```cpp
void dense_scatter(const yawhip_dense_request &r, int32_t n_bins, int32_t n_scales, const int32_t *slices, const double *fine_factors,
                   const double *comb, bool weighted, const int64_t *hc, const double *hs) {
    const int64_t P = r.c1->n_patches;
    const int32_t n_jobs = r.n_jobs;
    const int32_t *jobs = r.jobs;
// ... 334 lines not shown
```

Measured before the change: 29280000 billion.

## Replace result memcpy and events with device tail kernel writing coherent host memory

Replaces the device-to-host memcpy and timing events with a tail kernel that copies the result block straight into coherent pinned host memory, zeroes the counter block for the next call, and publishes a sequence word the host spins on. Timing now comes from device wall-clock stamps instead of events. Memsets are skipped when the block is already clean from the previous call's tail. This is meant to cut per-call launch, memset and copy overhead and the event-based host wait, at the cost of coherent-memory writes from the GPU and more complex state tracking.

```diff
diff --git a/yet_another_wizz_amd/csrc/yawhip.hip b/yet_another_wizz_amd/csrc/yawhip.hip
--- a/yet_another_wizz_amd/csrc/yawhip.hip
+++ b/yet_another_wizz_amd/csrc/yawhip.hip
@@ -258,6 +258,12 @@
 
 constexpr int ITEM_SEGS = 8;
 __host__ __device__ constexpr int ITEM_SEG_CTR(int seg) { return 12 + 8 * seg; }
+constexpr int CTR_T_BUILD = 1, CTR_T_COUNTED = 2, CTR_T_TAIL = 3, CTR_TICKET = 4, CTR_DONE = 6;
+__host__ __device__ constexpr int SEG_EXIT_CTR(int seg) { return ITEM_SEG_CTR(seg) + 1; }
+constexpr double CLOCK_MS = 1.0e-5;
+__device__ __forceinline__ void stamp_start(unsigned long long *__restrict__ counters, int word) {
+    if (blockIdx.x == 0 && threadIdx.x == 0) counters[word] = wall_clock64();
+}
 __device__ __forceinline__ void append_items(bool keep, const Item &it, unsigned long long work, Item *__restrict__ items,
                                              unsigned long long *__restrict__ counters, unsigned char *__restrict__ kept,
                                              unsigned long long seg_cap = 0) {
@@ -291,6 +297,7 @@
     }
     __syncthreads();
     if (keep) items[s_base + s_cnt[wave] + __popcll(mask & ((1ull << lane) - 1ull))] = it;
+    if (threadIdx.x == 0) atomicMax(&counters[SEG_EXIT_CTR((int)(blockIdx.x % ITEM_SEGS))], (unsigned long long)wall_clock64());
 }
 
 template <bool SWEEP>
@@ -299,6 +306,7 @@
                                                      int tile, const double *__restrict__ rwin, int64_t n_pot,
                                                      Item *__restrict__ items, unsigned long long *__restrict__ counters,
                                                      unsigned char *__restrict__ kept) {
+    stamp_start(counters, CTR_T_BUILD);
     const int64_t pot = (int64_t)blockIdx.x * blockDim.x + threadIdx.x;
     bool keep = false;
     Item it{};
@@ -351,6 +359,7 @@
                                                             int triple, int64_t n_pot,
                                                             Item *__restrict__ items, unsigned long long *__restrict__ counters,
                                                             unsigned char *__restrict__ kept, unsigned long long seg_cap) {
+    stamp_start(counters, CTR_T_BUILD);
     const int64_t pot = (int64_t)blockIdx.x * blockDim.x + threadIdx.x;
     bool keep = false;
     Item it{};
@@ -1687,7 +1696,8 @@
 constexpr int REDUCE_CHUNK = 32;
 __global__ void k_reduce_chunks(const double *__restrict__ partials, const unsigned char *__restrict__ kept,
                                 const int64_t *__restrict__ prefix, const int64_t *__restrict__ cprefix, int n_slots,
-                                int slab, double *__restrict__ chunk_sums) {
+                                int slab, double *__restrict__ chunk_sums, unsigned long long *__restrict__ counters) {
+    stamp_start(counters, CTR_T_COUNTED);
     const int64_t idx = (int64_t)blockIdx.x * blockDim.x + threadIdx.x;
     const int64_t g = idx / slab;
     if (g >= cprefix[n_slots]) return;
@@ -1706,7 +1716,8 @@
 }
 
 __global__ void k_reduce_slots(const double *__restrict__ chunk_sums, const int64_t *__restrict__ cprefix, int n_slots,
-                               int slab, double *__restrict__ out) {
+                               int slab, double *__restrict__ out, unsigned long long *__restrict__ stamp) {
+    if (stamp) stamp_start(stamp, CTR_T_COUNTED);
     const int64_t idx = (int64_t)blockIdx.x * blockDim.x + threadIdx.x;
     if (idx >= (int64_t)n_slots * slab) return;
     const int slot = (int)(idx / slab), e = (int)(idx - (int64_t)slot * slab);
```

------------------------------------

What is required: For the data above, count every line in which the string "slab" appears, and answer with the count only.

Response area: 7